Coolidge’s elderly father was a justice of the peace in his rural township. In a drama unique in American history, at two o’clock in the morning, in the parlor of a Vermont farmhouse, John C. Coolidge administered the oath of office to his son who, at that swearing-in ceremony, became the thirtieth president of the United States.
The passing of one president, and the ascension to office of another—especially under such strange circumstances, and so close to where we were at the time—colored the rest of our trip through America’s 48 states. The effects began at once.
Within fifteen minutes, we were parked by the Massachusetts State House, gazing up at it with an intensity different than the way we had looked at any of the other scores of capitol buildings on our long journey across America. In a real sense, Calvin Coolidge was now president solely because of an action he had taken in this very building before us. As governor of Massachusetts, in a bold strategy which had instantly gained the attention of the entire nation, he had put an end to the abortive Boston police strike. When the police left their posts, Governor Coolidge had called out the National Guard and issued his famous ultimatum: “There is no right to strike against the public safety by anybody, anywhere, anytime.”
That action, and those words, made him famous. At the next Republican convention he was nominated for president and almost made it. Harding finally got the nod on the tenth ballot. Coolidge was made his running mate by unanimous vote. They won the November election. Now, just twenty-nine months later, he was president.
After meeting our parents in Frederick, Maryland—with newfound luxury in their Nash—we had driven to the naval academy in Annapolis and then on through Wilmington, Delaware, then Philadelphia, and along the Delaware River and the Chesapeake and Ohio Canal to Easton, Pennsylvania where we crossed into New Jersey.
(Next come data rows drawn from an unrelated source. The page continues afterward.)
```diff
+__global__ void __launch_bounds__(kClBuildThreads) k_cl_build(DirectArgs a, int2* __restrict__ cl_info,
                                                               uint2* __restrict__ cpl, int* __restrict__ cpl_cnt,
                                                               float rlm2) {
     __shared__ float4 cand_lo[kClMaxCand], cand_hi[kClMaxCand];
     __shared__ float cand_x[kClMaxCand];
     __shared__ int woff[kHalfWin + 1];
     __shared__ int wcl[kHalfWin];
+    __shared__ int2 wbe[kHalfWin];
+    __shared__ double wox[kHalfWin];
     __shared__ float4 wsh[kHalfWin];
     __shared__ int exs[kClBuildThreads / 64][64];
     if (!*a.flag) return;
@@ -98,7 +78,10 @@
     const int cz = cell % nc.z, cy = (cell / nc.z) % nc.y, cx = cell / (nc.y * nc.z);
     if (threadIdx.x < kHalfWin) {
         float4 off;
-        wcl[threadIdx.x] = window_cell(threadIdx.x, cx, cy, cz, nc, a.L, a.T, off);
+        const int w = window_cell(threadIdx.x, cx, cy, cz, nc, a.L, a.T, off);
+        wcl[threadIdx.x] = w;
+        wbe[threadIdx.x] = make_int2(a.cstart[w], a.cend[w]);
+        wox[threadIdx.x] = cell_corner_x(w, nc, a.L, a.T);
         wsh[threadIdx.x] = off;
     }
     __syncthreads();
@@ -106,16 +89,23 @@
         int off = 0;
         for (int k = 0; k < kHalfWin; k++) {
             woff[k] = off;
-            off += a.cl_start[wcl[k] + 1] - a.cl_start[wcl[k]];
+            off += (wbe[k].y - wbe[k].x + kClSize - 1) / kClSize;
         }
         woff[kHalfWin] = off;
     }
     __syncthreads();
+    const int lane = threadIdx.x & 63, wv = threadIdx.x >> 6;
+    const int cb = a.cstart[cell], ce = a.cend[cell];
+    const int c0 = a.cl_start[cell], c1 = c0 + (ce - cb + kClSize - 1) / kClSize;
+    if (c1 > a.ncl_cap) return;
     const int ncand = woff[kHalfWin];
     if (ncand > kClMaxCand) {
         if (threadIdx.x == 0) atomicOr(a.half_flag, kHalfWindowFull);
-        for (int ci = a.cl_start[cell] + threadIdx.x; ci < a.cl_start[cell + 1]; ci += kClBuildThreads)
+        for (int ci = c0 + threadIdx.x; ci < c1; ci += kClBuildThreads) {
+            const int first = cb + (ci - c0) * kClSize;
+            cl_info[ci] = make_int2(first, min(kClSize, ce - first));
             cpl_cnt[ci] = a.cpl_cap + 1;
+        }
         return;
     }
     for (int t = threadIdx.x; t < ncand; t += kClBuildThreads) {
@@ -123,23 +113,23 @@
         while (woff[k + 1] <= t) k++;
         const int cj = a.cl_start[wcl[k]] + (t - woff[k]);
         const float4 sh = wsh[k];
-        const float4 lo = cl_bb[2 * cj], hi = cl_bb[2 * cj + 1];
-        const int first = a.cl_info[cj].x;
+        float4 lo, hi;
+        const int2 ij = cluster_box(a, wbe[k].x, wbe[k].y, t - woff[k], wox[k], lo, hi);
         const unsigned ownj = hi.w != 0.f ? 0x80000000u : 0u;
         cand_lo[t] = make_float4(lo.x + sh.x, lo.y + sh.y, lo.z + sh.z,
-                                 __int_as_float((int)((unsigned)cj | ((unsigned)(a.cl_info[cj].y - 1) << 29) | ownj)));
-        cand_hi[t] = make_float4(hi.x + sh.x, hi.y + sh.y, hi.z + sh.z, __int_as_float(first | (k << kHalfSlotBits)));
+                                 __int_as_float((int)((unsigned)cj | ((unsigned)(ij.y - 1) << 29) | ownj)));
+        cand_hi[t] = make_float4(hi.x + sh.x, hi.y + sh.y, hi.z + sh.z, __int_as_float(ij.x | (k << kHalfSlotBits)));
         cand_x[t] = lo.w;
     }
     __syncthreads();
-    const int lane = threadIdx.x & 63, wv = threadIdx.x >> 6;
-    const int c0 = a.cl_start[cell], c1 = a.cl_start[cell + 1];
-    if (c1 > a.ncl_cap) return;
     for (int ci = c0 + wv; ci < c1; ci += kClBuildThreads / 64) {
-        const float4 ilo = cl_bb[2 * ci], ihi = cl_bb[2 * ci + 1];
-        const float xki = ilo.w;
-        const bool owni = ihi.w != 0.f;
-        const int2 ii = a.cl_info[ci];
+        const int ti = woff[kOwnWin] + (ci - c0);
+        const float4 ilo = cand_lo[ti], ihi = cand_hi[ti];
+        const float xki = cand_x[ti];
+        const unsigned iw = (unsigned)__float_as_int(ilo.w);
+        const bool owni = iw >> 31;
+        const int2 ii = make_int2(__float_as_int(ihi.w) & kHalfSlotMask, (int)((iw >> 29) & 3u) + 1);
+        if (lane == 0) cl_info[ci] = ii;
         const unsigned rows = (1u << (4 * ii.y)) - 1u;
         uint2* out = cpl + (size_t)ci * a.cpl_cap;
         int cnt = 0;
@@ -537,23 +527,11 @@
     }
 }
 
-void launch_cluster_table(Handle& h) {
-    DirectArgs a = direct_args(h, nullptr, 0);
-    const int ncell = h.nc[0] * h.nc[1] * h.nc[2];
-    hipLaunchKernelGGL(k_cl_scan, dim3(1), dim3(1024), 0, h.stream, ncell, h.skin_flag, h.cell_start, h.cell_end,
-                       h.cl_start, h.ncl_cap, h.err_dev);
-    hipLaunchKernelGGL(k_cl_bbox, dim3((ncell + 3) / 4), dim3(256), 0, h.stream, ncell, h.skin_flag, h.cell_start,
-                       h.cell_end, h.cl_start, h.pos4f, h.cl_info, h.cl_bb, make_int3(h.nc[0], h.nc[1], h.nc[2]),
-                       make_double3(h.box_L[0], h.box_L[1], h.box_L[2]), make_double3(h.box_t[0], h.box_t[1], h.box_t[2]),
-                       a.atom_sorted, a.lo, a.hi, a.n, h.ncl_cap);
-}
-
 void launch_cluster_list(Handle& h) {
     DirectArgs a = direct_args(h, nullptr, 0);
     const int ncell = h.nc[0] * h.nc[1] * h.nc[2];
-    launch_cluster_table(h);
     const double rl = (h.cutoff + h.list_skin) * (1.0 + 1e-5) + 1e-5;
-    hipLaunchKernelGGL(k_cl_build, dim3(ncell), dim3(kClBuildThreads), 0, h.stream, a, h.cl_bb, h.cpl, h.cpl_cnt,
+    hipLaunchKernelGGL(k_cl_build, dim3(ncell), dim3(kClBuildThreads), 0, h.stream, a, h.cl_info, h.cpl, h.cpl_cnt,
                        (float)(rl * rl));
 }
 
diff --git a/openmm-chargeflux_amd/csrc/cf_kernels_core.hip b/openmm-chargeflux_amd/csrc/cf_kernels_core.hip
--- a/openmm-chargeflux_amd/csrc/cf_kernels_core.hip
+++ b/openmm-chargeflux_amd/csrc/cf_kernels_core.hip
@@ -130,7 +130,7 @@
                                                    int* __restrict__ cnt, int* __restrict__ ticket,
                                                    int* __restrict__ cstart, int* __restrict__ cend, int lo, int hi,
                                                    int* __restrict__ own_cnt, int* __restrict__ own_start,
-                                                   int* __restrict__ err) {
+                                                   int* __restrict__ err, int* __restrict__ cl_start, int ncl_cap) {
     __shared__ int sh[256];
     if (!*flag) return;
     const int i = blockIdx.x * blockDim.x + threadIdx.x;
@@ -161,6 +161,30 @@
         __syncthreads();
         for (int c = threadIdx.x; c < ncell; c += blockDim.x) { cstart[c] = 0; cend[c] = 0; }
         if (threadIdx.x == 0) atomicOr(err, kGuardCellBounds);
+    }
+    if (cl_start) {
+        int carry = 0;
+        for (int base = 0; base < ncell; base += 4 * 256) {
+            int v[4], sum = 0;
+#pragma unroll
+            for (int u = 0; u < 4; u++) {
+                const int c = base + 4 * threadIdx.x + u;
+                v[u] = (c < ncell && total == n) ? (ld_agent(cnt + c) + 3) / 4 : 0;
+                sum += v[u];
+            }
+            int run = carry + block_exclusive_scan_t<256>(sum, sh);
+            carry += sh[255];
+#pragma unroll
+            for (int u = 0; u < 4; u++) {
+                const int c = base + 4 * threadIdx.x + u;
+                if (c < ncell) cl_start[c] = run;
+                run += v[u];
+            }
+        }
+        if (threadIdx.x == 0) {
+            cl_start[ncell] = carry;
+            if (carry > ncl_cap) atomicOr(err, kGuardClusterTable);
+        }
     }
     if (own_cnt) {
         __syncthreads();
@@ -1484,7 +1508,7 @@
     const double3 T = make_double3(h.box_t[0], h.box_t[1], h.box_t[2]);
     hipLaunchKernelGGL(k_cell_hist, dim3(nblk(h.n, 256)), dim3(256), 0, h.stream, h.n, f, pos, L, T, nc, h.cell_key,
                        h.atom_val, h.cell_cnt, h.e_ticket + kTicketCells, h.cell_start, h.cell_end, h.lo, h.hi, oc,
-                       h.own_start, h.err_dev);
+                       h.own_start, h.err_dev, h.cluster ? h.cl_start : nullptr, h.ncl_cap);
     hipLaunchKernelGGL(k_cell_scatter, dim3(nblk(h.n, 256)), dim3(256), 0, h.stream, h.n, f, h.cell_key, h.atom_val,
                        h.cell_start, h.atom_tmp, ncell, h.cell_cnt, oc, h.err_dev);
     hipLaunchKernelGGL(k_cell_order, dim3(ncell), dim3(256), 0, h.stream, ncell, f, h.cell_start,
```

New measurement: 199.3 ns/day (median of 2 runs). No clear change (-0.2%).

Following a trip to New York City, which we had seen many times in our youth, we started on that interesting tour through one of America’s most densely populated sections. In an almost unbroken string came the Connecticut cities of Stamford, Norwalk, Bridgeport, New Haven, and New London. The steady flow of cities did not cease.
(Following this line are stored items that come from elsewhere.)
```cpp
struct DRect {
    float to_world[12];
    float to_object[12];
    float s[3], t[3], n[3];
    float inv_area;
    float area;
    uint32_t shape;
// ... 91 lines not shown

#define BF_CAS __attribute__((address_space(4)))
typedef const BF_CAS DRect CRect;
typedef const BF_CAS DShape CShape;
typedef const BF_CAS DEmitter CEmitter;
typedef const BF_CAS DSensor CSensor;
template <class T> __device__ __forceinline__ const BF_CAS T *as_const(const T *p) { return (const BF_CAS T *) (uintptr_t) p; }
__device__ __forceinline__ CRect *c_rects(const DScene &sc) { return as_const(sc.rects); }
__device__ __forceinline__ CShape *c_shapes(const DScene &sc) { return as_const(sc.shapes); }
__device__ __forceinline__ CEmitter *c_emitters(const DScene &sc) { return as_const(sc.emitters); }
__device__ __forceinline__ CSensor &c_sensor(const DScene &sc) { return *as_const(sc.sensor); }

struct DRoll {
    uint64_t seed, path_offset;
    float *hist;
    bf_path_record *records;
    const DRect *rects;
    const DShape *shapes;
    const DEmitter *emitters;
    const DMaterial *materials;
    const DSensor *sensor;
    float c, lambda_min, lambda_max;
    uint32_t pad;
};
static_assert(sizeof(DRoll) == 88, "descriptor ring entry");
struct DDeformSrc {
    const float *pos;
    const float *nrm;
    uint32_t nv;
    uint32_t pad;
};
static_assert(sizeof(DDeformSrc) == 24, "per-shape table of bf_deform_tris_kernel");

constexpr uint32_t kRollRing = 256;
constexpr uint32_t kRollWindow = 4;
constexpr uint32_t kRollBase = 32;
constexpr uint32_t kRollBaseCh = 5, kRollBaseChMoment = 11;

struct DLaunch {
    uint32_t mode, color_mode;
    uint64_t n_paths, path_offset, seed;
    int32_t max_depth, rr_depth;
    uint32_t bins, bins_y, phase_bins;
    float bin_width, time_c;
    uint32_t n_chan;
    uint32_t lds_hist;
    uint32_t iq;
    uint32_t film_w, film_h;
    uint32_t spp;
    uint32_t chan_px;
    uint32_t batch;
    uint32_t n_chan_all;
    uint64_t batch_paths;
    const uint64_t *batch_seeds;
    const float4 *batch_offsets;
    uint32_t mix;
    uint32_t doppler;
    uint32_t resample;
    float box_slack;
    const DRoll *roll;
    uint32_t roll_newest;
    uint32_t roll_lo;
    uint32_t lds_floats;
    uint32_t base_off;
    uint32_t has_records;
    uint32_t lean;
    uint32_t wide;
    uint32_t multi;
    uint32_t count;
    uint32_t geom_stride;
};

enum {
    CTR_NEXT_PATH = 0, CTR_CLOSEST, CTR_SHADOW, CTR_NODES, CTR_TRIS, CTR_INVALID, CTR_BOUNCES, CTR_TAIL_RAYS, CTR_STARTED, CTR_TRACED,
    CTR_NODES_LDS,
    CTR_TAIL_NODES,
    CTR_TAIL_WNODES,
    CTR_TAIL_TRIS,
    CTR_TAIL_BOUNCES,
    CTR_SHADE_LOADS,
    CTR_SHADE_STORES,
    CTR_SHADE_SHADOW,
    CTR_SHADE_RAYS,
    CTR_FILM,
    CTR_GUARD,
    CTR_SURV_GUARD,
    CTR_COUNT
};

BF_NS_END
```

### beifong_amd/csrc/bf_path_logic.h

```cpp
#pragma once
#include "bf_device_core.h"
#include "bf_wavefront.h"

BF_NS_BEGIN

constexpr uint32_t kFlagValid = 1u << 24, kFlagFilmOk = 1u << 25, kFlagTermPending = 1u << 26, kDepthMask = 0xffffffu;
constexpr uint32_t kFlagFilmLeft = 1u << 27, kFlagFilmUp = 1u << 28;

struct PathState {
    V3 ro, rd;
    float rmint, rmaxt;
    float throughput, eta, emission_weight, result;
    float aux, bs_pdf;
    V3 prev_p;
    uint32_t flags;
    uint32_t n_rays;
    Rng rng;
    uint64_t path_i;
    uint32_t render;
    float time;
    float t_rx;
    float lambda0;
    float phase;
    float dlambda;
};

BF_DEV void load_state(const WF &wf, uint32_t i, bool receive, PathState &s) {
    float4 r0 = wf.ray0(i), r1 = wf.ray1(i), a = wf.sa(i), bb = wf.sb(i);
    uint4 d = wf.sd(i);
    s.ro = mk(r0.x, r0.y, r0.z);
    s.rmint = r0.w;
    s.rd = mk(r1.x, r1.y, r1.z);
    s.rmaxt = r1.w;
    s.throughput = a.x;
    s.eta = a.y;
    s.emission_weight = a.z;
    s.result = a.w;
    s.aux = bb.x;
    s.bs_pdf = bb.y;
    s.prev_p = s.ro;
    s.flags = __float_as_uint(bb.z);
    s.n_rays = __float_as_uint(bb.w);
    s.rng.state = ((uint64_t) d.y << 32) | d.x;
    s.path_i = ((uint64_t) d.w << 32) | d.z;
    s.time = s.t_rx = s.lambda0 = s.phase = 0.f;
    s.render = wf.has_render ? wf.render(i) : 0u;
    s.dlambda = wf.has_dop ? wf.dop(i) : 0.f;
    if (receive) {
        float4 e = wf.se(i);
        s.time = e.x;
        s.t_rx = e.y;
        s.lambda0 = e.z;
        s.phase = e.w;
    }
}
BF_DEV void store_state(const WF &wf, uint32_t j, bool receive, const PathState &s) {
    wf.ray0(j) = make_float4(s.ro.x, s.ro.y, s.ro.z, s.rmint);
    wf.ray1(j) = make_float4(s.rd.x, s.rd.y, s.rd.z, s.rmaxt);
    wf.sa(j) = make_float4(s.throughput, s.eta, s.emission_weight, s.result);
    wf.sb(j) = make_float4(s.aux, s.bs_pdf, __uint_as_float(s.flags), __uint_as_float(s.n_rays));
    wf.sd(j) = make_uint4((uint32_t) s.rng.state, (uint32_t) (s.rng.state >> 32), (uint32_t) s.path_i,
                          (uint32_t) (s.path_i >> 32));
    if (receive) wf.se(j) = make_float4(s.time, s.t_rx, s.lambda0, s.phase);
    if (wf.has_render) wf.render(j) = s.render;
    if (wf.has_dop) wf.dop(j) = s.dlambda;
}
BF_DEV float shape_doppler(const DScene &sc, const SI &si, float lambda_nm) {
    V3 q = xf_point(c_shapes(sc)[si.shape].velocity, to_local(si.sh, si.p));
    return 2.f * dot(si.wi, q) / sc.c * lambda_nm;
}
template <int V> BF_DEV DScene path_scene(const DScene &sc, const DLaunch &lp, uint32_t render) {
    if (!(V & (kMulti | kGeom))) return sc;
    DScene r = sc;
    if (V & kMulti) {
        const BF_CAS DRoll &e = as_const(lp.roll)[render & (kRollRing - 1u)];
        r.rects = e.rects;
        r.shapes = e.shapes;
        r.emitters = e.emitters;
        r.materials = e.materials;
        r.sensor = e.sensor;
        r.c = e.c;
        r.lambda_min = e.lambda_min;
        r.lambda_max = e.lambda_max;
        r.tab_on = 0u;
    }
    if (V & kGeom) geom_version(r, (uint64_t) render * lp.geom_stride);
    return r;
}
BF_DEV Shift path_shift(const DLaunch &lp, uint32_t render) { return make_shift(lp.batch_offsets, render, lp.box_slack); }

BF_DEV uint32_t nth_set_bit(unsigned long long m, uint32_t r) {
    uint32_t pos = 0;
#pragma unroll
    for (int shift = 32; shift >= 1; shift >>= 1) {
        unsigned long long lowmask = (1ull << shift) - 1ull;
        uint32_t cnt = (uint32_t) __popcll(m & lowmask);
        if (r >= cnt) {
            r -= cnt;
            m >>= shift;
            pos += shift;
        } else {
            m &= lowmask;
        }
    }
    return pos;
}
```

In Providence, Rhode Island we visited the capitol of the smallest state in the Union—one capitol building in which we didn’t have to shave.
And then to the tourist camp out of Boston.
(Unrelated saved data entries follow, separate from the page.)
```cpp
__global__ __launch_bounds__(256) void heads_fwd_mfma_kernel(const float* __restrict__ x, const float* __restrict__ wpr,
                                                             const float* __restrict__ wc, float* __restrict__ part, int B,
                                                             int K, int c) {
  __shared__ float sred[4][2][16][64];
  const int lane = threadIdx.x & 63, wid = threadIdx.x >> 6, r = lane & 31, h = lane >> 5;
  const int b0 = blockIdx.y * 32, kw = blockIdx.x * 512 + wid * 128 + 8 * h;
  const float* xr = x + (long long)(b0 + r) * K + kw;
  const HeadCol c0 = head_col(wpr, wc, r, c), c1 = head_col(wpr, wc, 32 + r, c);
  const bool two = c >= 32;
  f32x16 acc0 = zero16(), acc1 = zero16();
  constexpr int GU = 2;
  for (int g2 = 0; g2 < 8; g2 += GU) {
    f32x4 alo[GU], ahi[GU];
    float w0[GU][8], w1[GU][8];
// ... 112 lines not shown
    bw[s] = j <= c ? (j == 0 ? wpr[kt + r] : wc[(long long)(kt + r) * c + j - 1]) : 0.f;
  }
  __syncthreads();
  for (int t = 0; t < nmt; ++t) {
    const int mt = blockIdx.y + t * gridDim.y;
    const float* zr = sdz + (t * 32 + r) * cp + h;
    f32x16 acc = zero16();
#pragma unroll
    for (int s = 0; s < SMAX; ++s) acc = mfma2(2 * s + h <= c ? zr[2 * s] : 0.f, bw[s], acc);
    float* o = dx + (long long)(mt * 32 + 4 * h) * K + kt + r;
#pragma unroll
    for (int e = 0; e < 16; ++e) o[(long long)((e & 3) + 8 * (e >> 2)) * K] = acc[e];
  }
}

constexpr int SD = 72;
__global__ __launch_bounds__(256) void dense_fwd_mfma_kernel(const float* __restrict__ x, const float* __restrict__ w,
                                                             const float* __restrict__ bias, float* __restrict__ y, int B,
                                                             int K, int N) {
  extern __shared__ float sx[];
  const int lane = threadIdx.x & 63, wid = threadIdx.x >> 6, r = lane & 31, h = lane >> 5;
  const int n = blockIdx.x * 128 + wid * 32 + r, b0 = blockIdx.y * 32;
  const int nsteps = (K + 1) / 2, kp = K | 1;
  {
    const float* src = x + (long long)b0 * K;
    int row = threadIdx.x / K, col = threadIdx.x - row * K;
    const int dq = 256 / K, dr = 256 - dq * K;
    for (int i = threadIdx.x; i < 32 * K; i += 256) {
      sx[row * kp + col] = src[i];
      row += dq; col += dr;
// ... 10 lines not shown
#pragma unroll 4
  for (int s = 0; s < nsteps; s += 2) {
    const bool ok = 2 * s + h < K, ok2 = 2 * s + 2 + h < K;
    const float a = ok ? xr[2 * s] : 0.f, a2 = ok2 ? xr[2 * s + 2] : 0.f;
    const float b = ok ? wp[(long long)(2 * s) * N] : 0.f, b2 = ok2 ? wp[(long long)(2 * s + 2) * N] : 0.f;
    acc = mfma2(a, b, acc);
    acc2 = mfma2(a2, b2, acc2);
  }
#pragma unroll
  for (int e = 0; e < 16; ++e) acc[e] += acc2[e];
  float* o = y + (long long)(b0 + 4 * h) * N + n;
#pragma unroll
  for (int e = 0; e < 16; ++e) o[(long long)((e & 3) + 8 * (e >> 2)) * N] = acc[e];
}

template <int MT>
__global__ __launch_bounds__(256) void dense_wgrad_mfma_kernel(const float* __restrict__ x, const float* __restrict__ dy,
                                                               float* __restrict__ dw, float* __restrict__ db, int B, int K,
                                                               int N, int accumulate) {
  __shared__ float red[MT][16][64];
  __shared__ float rb[64];
  const int lane = threadIdx.x & 63, wid = threadIdx.x >> 6, r = lane & 31, h = lane >> 5;
  const int n = blockIdx.x * 32 + r;
  const int bq = B / 4, bs = wid * bq;
  f32x16 acc[MT];
#pragma unroll
  for (int m = 0; m < MT; ++m) acc[m] = zero16();
  float bsum = 0.f;
  const float* dp = dy + (long long)(bs + h) * N + n;
  const float* xp = x + (long long)(bs + h) * K + r;
// ... 31 lines not shown
      float* o = dw + (long long)k * N + blockIdx.x * 32 + rr;
      *o = (accumulate ? *o : 0.f) + red[m][e][hh * 32 + rr];
    }
  }
  if (db && threadIdx.x < 32) {
    float* o = db + blockIdx.x * 32 + threadIdx.x;
    *o = (accumulate ? *o : 0.f) + (rb[threadIdx.x] + rb[32 + threadIdx.x]);
  }
}

bool skinny_on() {
  static int on = -1;
  if (on < 0) on = lg_env_flag("LG_NO_SKINNY_MFMA") ? 0 : 1;
  return on == 1;
}

}

extern "C" int lg_heads_fwd_mfma_try(const float* x, const float* wpr, const float* wc, float* part, int B, int K, int c,
                                     int* nkc_out, void* stream) {
  if (!skinny_on() || B % 32 || K % 512 || c < 1 || c > 40) return LG_ERR_UNSUPPORTED;
  hipLaunchKernelGGL(heads_fwd_mfma_kernel, dim3(K / 512, B / 32), dim3(256), 0, (hipStream_t)stream, x, wpr, wc, part, B, K, c);
  LG_CHECK_LAUNCH("lg_heads_fwd(mfma)");
  lg_note_kernel("heads_fwd_mfma_kernel");
  *nkc_out = K / 512;
  return LG_OK;
}

extern "C" int lg_heads_wgrad_mfma_try(const float* x, const float* dz, float* dwpr, float* dbpr, float* dwc, float* dbc, int B,
                                       int K, int c, int accumulate, void* stream) {
  if (!skinny_on() || B % 64 || K % 32 || c < 1 || c > 40) return LG_ERR_UNSUPPORTED;
  hipLaunchKernelGGL(heads_wgrad_mfma_kernel, dim3(K / 32), dim3(256), 0, (hipStream_t)stream, x, dz, dwpr, dbpr, dwc, dbc, B, K, c,
                     accumulate);
  LG_CHECK_LAUNCH("lg_heads_wgrad(mfma)");
  lg_note_kernel("heads_wgrad_mfma_kernel");
  return LG_OK;
}

extern "C" int lg_heads_dgrad_mfma_try(const float* dz, const float* wpr, const float* wc, float* dx, int B, int K, int c,
                                       void* stream) {
  if (!skinny_on() || B % 32 || K % 128 || c < 1 || c > 40) return LG_ERR_UNSUPPORTED;
  const int mt = B / 32, gy = mt >= 8 ? 4 : (mt >= 2 ? 2 : 1);
  const size_t lds = (size_t)((mt + gy - 1) / gy) * 32 * ((c + 1) | 1) * sizeof(float);
  if (lds > 48 * 1024) return LG_ERR_UNSUPPORTED;
  hipLaunchKernelGGL(heads_dgrad_mfma_kernel, dim3(K / 128, gy), dim3(256), lds, (hipStream_t)stream, dz, wpr, wc, dx, B, K, c);
  LG_CHECK_LAUNCH("lg_heads_dgrad(mfma)");
  lg_note_kernel("heads_dgrad_mfma_kernel");
  return LG_OK;
}

extern "C" int lg_dense_fwd_mfma_try(const float* x, const float* w, const float* bias, float* y, int B, int K, int N,
                                     void* stream) {
  if (!skinny_on() || B % 32 || N % 128 || K < 1 || K > 2 * SD) return LG_ERR_UNSUPPORTED;
  hipLaunchKernelGGL(dense_fwd_mfma_kernel, dim3(N / 128, B / 32), dim3(256), (size_t)32 * (K | 1) * sizeof(float),
                     (hipStream_t)stream, x, w, bias, y, B, K, N);
  LG_CHECK_LAUNCH("lg_dense_fwd(mfma)");
  lg_note_kernel("dense_fwd_mfma_kernel");
  return LG_OK;
}

extern "C" int lg_dense_wgrad_mfma_try(const float* x, const float* dy, float* dw, float* db, int B, int K, int N, int accumulate,
                                       void* stream) {
// ... 13 lines not shown
```

littlegan_amd/model.py:

```python
from __future__ import annotations

import math
import zlib
from typing import Dict, List, Optional

import torch

from . import ops
from ._lib import DT_BF16, DT_F32


def _dtype_of(args) -> int:
    name = getattr(args, "mfma_dtype", "f32")
    if name not in ("f32", "bf16"):
        raise ValueError(f"mfma_dtype must be 'f32' or 'bf16', got {name!r}")
    return DT_BF16 if name == "bf16" else DT_F32


def _device_of(args):
    return torch.device(getattr(args, "device", "cuda"))


def _glorot(shape, gen, device):
    if len(shape) == 2:
# ... 114 lines not shown
                st = ops.stats_tensor(st)
                m = h if i == 4 else h16
            else:
                h16 = None
                h = m = ops.instnorm_apply(z, st, None, 0, 1, a, drop=drops[i - 1] if drops else None)
            outs.append(m if tails is None else (m, tails[i - 1]))
            saved.append((x, z, st, x16))
            x, x16, raw = h, h16, None
        if ctx is not None:
            ctx["enc"] = saved
            ctx["enc_maps"] = outs
            ctx["enc_drop"] = drops
        return outs

    def backward(self, ctx, g_last, need_wgrad: bool, need_input_grad: bool, rows: Optional[slice] = None,
                 wgrad_levels=None):
        a = self.args.leaky_alpha
        packs = self.packs()
        drops = ctx.get("enc_drop")
        r0 = 0
        if drops is not None and rows is not None:
            r0, _, step = rows.indices(ctx["enc"][0][1].shape[0])
            if step != 1:
                raise ValueError("Encoder.backward: contiguous row ranges only")
        masked = drops is not None and drops[0].active
        g_h = g_last
        levels = set(range(1, 5)) if (need_wgrad and wgrad_levels is None) else (set(wgrad_levels or ()) if need_wgrad else set())
        lowest = 1 if need_input_grad else (min(levels) if levels else 5)
        any_wgrad = need_wgrad
        nfp = None
        for i in range(4, lowest - 1, -1):
            need_wgrad = any_wgrad and i in levels
            cb, cs = self.chans[i - 1]
            x, z, st, x16 = ctx["enc"][i - 1]
            if need_wgrad and x is None and x16 is None:
                raise ValueError("Encoder.backward: this context was recorded with top_only=True (no normalised inputs kept): "
                                 "it cannot give weight gradients")
            if rows is not None:
                z, st = z[rows], st[rows]
                x = x[rows] if x is not None else None
                x16 = x16[rows] if x16 is not None else None
            dgm = self._g[f"norm{i}.gamma"] if need_wgrad else None
            dbt = self._g[f"norm{i}.beta"] if need_wgrad else None
            want_dx = i > lowest or (i == 1 and need_input_grad)
            m16 = self.dtype == DT_BF16
# ... 212 lines not shown
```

We were not the only people gazing up at the Massachusetts State House with strange, mixed feelings. Scores of people were jamming the area before the building, reading the papers, talking in low voices with one another, contemplating the strange events which had suddenly taken their former governor, and Boston citizen, into the White House.
We spent the next hour or so taking in the historic sights of interest within walking distance of the Boston Common. At King’s Chapel our mother was particularly interested in locating the graves of the Winthrops, another early branch of her family.
Harding’s death didn’t have anything to do with it, but it did seem strange—as we later realized—that we spent the rest of that day in another graveyard. Driving out to nearby Concord, we hired a young boy to show us around Sleepy Hollow Cemetery. My ambition had always been to become a writer and ever since junior high school, my heroes had been four great authors buried at Sleepy Hollow. Alone, it would have been hard to find the graves I wanted to see.
Emerson’s resting place was marked by a rough field boulder, Hawthorne’s was almost obscured by bushes, Thoreau’s even less ostentatious. Louisa M. Alcott’s stone was identical with Hawthorne’s. The graves of these four great writers were all within a few feet of one another.
On our final night in Boston we enjoyed a fine theater program by the blind man, Charles Lawler, who sang the song he had composed as a down-and-outer in the slums of Manhattan, “The Sidewalks of New York.” That song later became the famous campaign war cry of another aspirant to the presidency, Al Smith. Unlike Harding and Coolidge, Al Smith didn’t make it.
Heading north next day we passed through Cambridge and saw the Washington elm where the first general took command of the Colonial army. Later he would of course become the first president of thirteen United States.
As we followed the shore line to Gloucester and then north, our thoughts were a mixture of past and present. Washington, the first president. Harding, the twenty-ninth. Coolidge, the thirtieth. This whole final portion of our trip was becoming a blend of early and modern American history.
It was hard to say which was the more refreshing, the brisk ocean breeze, or the scenes along the New England coast. Shortly before dusk New Hampshire bid us welcome. Pop chose a camp on a grassy spot near the rocky shore above the rolling ocean. A puncture had to be repaired before we headed toward Portsmouth, New Hampshire for breakfast next morning.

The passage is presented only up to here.